_YOUR INSTRUCTIONS_
Scan the entries below and extract each line with the word "WinView" in it.

[Data extracted from a collection]

+template <class MW>
+VIO_DEV void marg_imu_lds(const Ctx &cx, const WinView &v, MW &m) {
+  const int tid_ = VIO_TID(cx), wave = __builtin_amdgcn_readfirstlane(tid_ >> 6), nw = cx.nt >> 6, lane = tid_ & 63;
+  if (wave != ((nw - cx.wrot) & (nw - 1))) return;
+  const int nn = lane & 15, kq = lane >> 4;
+  double a4[4], b0[4], b1[4];
+#pragma unroll
+  for (int s4 = 0; s4 < 4; s4++) {
+    const int k = 4 * s4 + kq, kc = k < 15 ? k : 0;
+    a4[s4] = v.imu_info[(nn < 15 ? nn : 0) * 15 + kc];
+    b0[s4] = v.imu_J[kc * 30 + nn];
+    b1[s4] = nn == 14 ? v.imu_r[kc] : v.imu_J[kc * 30 + 16 + (nn < 14 ? nn : 0)];
+  }
+  VIO_SCHED_FENCE();
+  v4d T0 = {0, 0, 0, 0}, T1 = {0, 0, 0, 0};
+#pragma unroll
+  for (int s4 = 0; s4 < 4; s4++) {
+    const bool kok = 4 * s4 + kq < 15;
+    a4[s4] = (kok && nn < 15) ? a4[s4] : 0.0, b0[s4] = kok ? b0[s4] : 0.0, b1[s4] = (kok && nn < 15) ? b1[s4] : 0.0;
+    T0 = mfma_f64(a4[s4], b0[s4], T0), T1 = mfma_f64(a4[s4], b1[s4], T1);
+  }
+  v4d G00 = {0, 0, 0, 0}, G10 = {0, 0, 0, 0}, G11 = {0, 0, 0, 0};
+#pragma unroll
+  for (int s4 = 0; s4 < 4; s4++) {
+    G00 = mfma_f64(b0[s4], T0[s4], G00);
+    G10 = mfma_f64(b1[s4], T0[s4], G10);
+    G11 = mfma_f64(b1[s4], T1[s4], G11);
+  }
+  auto lc = [&](int a) {
+    return a < 6 ? m.col_pose[0] + a : a < 15 ? m.col_sb[0] + a - 6 : a < 21 ? m.col_pose[1] + a - 15 : m.col_sb[1] + a - 21;
+  };
+  const int cn = lc(nn), cn1 = lc(16 + (nn < 14 ? nn : 0));
+#pragma unroll
+  for (int r4 = 0; r4 < 4; r4++) {
+    const int row = kq + 4 * r4, R = 16 + row;
+    if (row >= nn) VIO_ATOMIC_ADD(m.Am + tri_at(lc(row), cn), G00[r4]);
+    if (R < 30) {
+      VIO_ATOMIC_ADD(m.Am + tri_at(lc(R), cn), G10[r4]);
+      if (nn < 14 && R >= 16 + nn) VIO_ATOMIC_ADD(m.Am + tri_at(lc(R), cn1), G11[r4]);
+    } else if (R == 30) {
+      VIO_ATOMIC_ADD(m.bm + cn, G10[r4]);
+      if (nn < 14) VIO_ATOMIC_ADD(m.bm + cn1, G11[r4]);
+    }
+  }
+}
+
+template <int PASS = -1, class MW>
+VIO_DEV void marginalize_window_impl(const Ctx &cx, const WinView &v, cldsd xpose, cldsd xsb, cldsd xfeat, cldsd ex,
+                                     MW &m, const MargOut &out) {
+  const int P = v.P, F = v.F;
+  const int flag = v.marg_flag;
+  const bool wide = PASS < 0 ? m.wide : PASS == 1;
+  const int pn = v.prior_n;
+  int dims[4];
+  if (wide ? !marg_front_general(cx, v, xpose, xsb, ex, m, out, dims) : !marg_front_lds(cx, v, xpose, xsb, ex, m, out, dims)) return;
+  const int pos = dims[0], mdrop = dims[1], n = dims[2], nblocks = dims[3];
+  if (!wide && pn > 0) VIO_PARFOR(a, pn) VIO_ATOMIC_ADD(m.bm + m.pcol[a], m.prr[a]);
   stamp(cx, ST_M_PRIOR);
   if (flag == 0) {
-    if (!wide) {
-      const int i = (int)cx.nt - 1 - VIO_TID(cx);
-      if (i <= P) {
-        double R[9];
-        if (i == P) qtoR(Quat{ex[3], ex[4], ex[5], ex[6]}, R);
-        else qtoR(Quat{xpose[7 * i + 3], xpose[7 * i + 4], xpose[7 * i + 5], xpose[7 * i + 6]}, R);
-        for (int k = 0; k < 9; k++) m.rot[9 * i + k] = R[k];
-      }
-    }
-    if (cx.tid == 0)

_OUTPUT OF THE EXERCISE_
+VIO_DEV void marg_imu_lds(const Ctx &cx, const WinView &v, MW &m) {
+VIO_DEV void marginalize_window_impl(const Ctx &cx, const WinView &v, cldsd xpose, cldsd xsb, cldsd xfeat, cldsd ex,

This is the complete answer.